Two heads of state are currently wanted by the ICC: Russian President Vladimir Putin and former Sudanese President Omar al-Bashir. 

Warrants issued by the ICC or a state “differ in a fundamental matter,” Hokan explained. One potentially useful difference is that, “in the event that it is not possible to implement the arrest warrant issued by the French judiciary, the accused can be tried in absentia,” which is not possible before the ICC.

“We all hope that Assad is arrested soon,” Kostas said. However, if it is unlikely he would leave Syria and be “subject to or obtainable for arrest,” then “a trial in absentia is ultimately possible in France,” he added. Such a trial “would be an extremely important step forward for hundreds of thousands of victims of Assad’s crimes.”

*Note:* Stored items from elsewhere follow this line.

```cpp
struct ConvmodBwdGeo { int rpt, cpb, spbk, rrows, TN; dim3 grid; long gst; };
static ConvmodBwdGeo convmod_bwd_geo(long B, long N, long d, long ksize, bool colsum) {
    ConvmodBwdGeo q;
    const long M = B * N;
    const int CG = (int)(d / CV);
    q.rpt = 64;
    while (q.rpt > 8 && cdiv(M, q.rpt) * CG < 131072) q.rpt >>= 1;
    q.cpb = std::min(64, CG); q.spbk = 256 / q.cpb;
    q.rrows = cdiv(cdiv(M, q.rpt), q.spbk);
    q.TN = pick_tn(B, N, CG);
    q.grid = dim3(cdiv(B * cdiv(N, q.TN), q.spbk), cdiv(CG, q.cpb));
    q.gst = d + ksize * d + (colsum ? 2 * d : 0);
    return q;
}
SCONF_API int sconf_convmod_tile_frames(int64_t B, int64_t N, int64_t d) {
    if (B <= 0 || N <= 0 || d <= 0 || d % CV != 0) return -1;
    return pick_tn(B, N, d / CV);
}
SCONF_API int sconf_convmod_bwd_rows_per_thread(int64_t B, int64_t N, int64_t d) {
    if (B <= 0 || N <= 0 || d <= 0 || d % CV != 0) return -1;
    return convmod_bwd_geo(B, N, d, 9, false).rpt;
}
SCONF_API int64_t sconf_convmod_bwd_workspace(int64_t B, int64_t N, int64_t d, int64_t ksize, int colsum) {
    if (B * N == 0 || d % CV != 0) return 0;
    const ConvmodBwdGeo q = convmod_bwd_geo(B, N, d, ksize, colsum != 0);
    return std::max<int64_t>((int64_t)q.rrows * 2 * d * 8, (int64_t)q.grid.x * q.gst * 4);
}
SCONF_API int sconf_convmod_bwd(const void* dy, const void* h, const void* g, const int32_t* lengths, const float* w,
                                const float* brn_weight, const float* coef, double* red, float* bcoef, void* dg,
                                float* dw, float* dbias, float* dbrn_weight, float* dbrn_bias, float* dg_colsum,
                                void* workspace, int64_t workspace_bytes,
                                int64_t B, int64_t N, int64_t d, int64_t ksize, int training, float eps, hipStream_t stream) {
    SCONF_REQUIRE(d % CV == 0, "sconf_convmod_bwd: d must be a multiple of 4");
    const long M = B * N;
    if (M == 0) return 0;
    const int CG = (int)(d / CV);
    SCONF_REQUIRE(ksize == 3 || ksize == 5 || ksize == 7 || ksize == 9, "sconf_convmod_bwd: unsupported kernel size %ld (3,5,7,9)", (long)ksize);
    const ConvmodBwdGeo q = convmod_bwd_geo(B, N, d, ksize, dg_colsum != nullptr);
    const int rpt = q.rpt, cpb = q.cpb, rrows = q.rrows;
    SCONF_REQUIRE(workspace && workspace_bytes >= sconf_convmod_bwd_workspace(B, N, d, ksize, dg_colsum != nullptr),
                  "sconf_convmod_bwd: needs %ld bytes of workspace (sconf_convmod_bwd_workspace)",
                  (long)sconf_convmod_bwd_workspace(B, N, d, ksize, dg_colsum != nullptr));
    double* rsl = det_begin<double>(workspace, workspace_bytes, rrows, 2 * d, stream);
    SCONF_REQUIRE(rsl, "sconf_convmod_bwd: workspace memset failed");
    hipLaunchKernelGGL(brn_bwd_reduce_kernel, dim3(rrows, cdiv(CG, cpb)), dim3(256), 0, stream,
                       (const bf16*)dy, (const bf16*)h, coef, rsl, M, (int)d, rpt, 2 * d);
    det_finish<double>(rsl, rrows, 2 * d, DetSegs<double>{{red}, {0}, {2 * d}, 1}, stream);
    hipLaunchKernelGGL(brn_bwd_finalize_kernel, dim3(cdiv(d, 256)), dim3(256), 0, stream, red, (double)M, coef, brn_weight,
                       bcoef, dbrn_weight, dbrn_bias, (int)d, training, eps);
    const int TN = q.TN;
    const dim3 grid = q.grid, block(256);
    const long gst = q.gst;
    float* gsl = det_begin<float>(workspace, workspace_bytes, grid.x, gst, stream);
    SCONF_REQUIRE(gsl, "sconf_convmod_bwd: workspace memset failed");
#define L(KK) hipLaunchKernelGGL((dwconv_glu_bwd_kernel<KK>), grid, block, 0, stream, (const bf16*)dy, (const bf16*)h, (const bf16*)g, lengths, w, coef, bcoef, (bf16*)dg, gsl + d, gsl, dg_colsum ? gsl + d + ksize * d : nullptr, (int)B, (int)N, (int)d, TN, gst)
    switch (ksize) { case 3: L(3); break; case 5: L(5); break; case 7: L(7); break; default: L(9); break; }
#undef L
    det_finish<float>(gsl, grid.x, gst, DetSegs<float>{{dbias, dw, dg_colsum}, {0, d, d + ksize * d}, {d, ksize * d, dg_colsum ? 2 * d : 0}, dg_colsum ? 3 : 2}, stream);
    SCONF_LAUNCH_OK("sconf_convmod_bwd");
    return 0;
}
```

In the meantime, the fight for justice continues in other courts. The same organizations involved in the French investigation have filed evidence of the 2013 chemical attacks, as well as the 2017 Khan Sheikhoun attack, to prosecutors in Germany and Sweden, Samani confirmed. Authorities in both countries are actively investigating. 

Multiple ongoing investigations could enable national authorities to continue to collect and share information between each other, and possibly with French authorities, Samani explained. The organizations involved are continuing to identify evidence that could be included in investigations concerning the chemical attacks. 

“Victims from other attacks need access to justice, and it is important to the international community that these crimes are punished,” Kostas said. “It is unrealistic and sort of unfair to expect one country, France, to shoulder all of that burden.”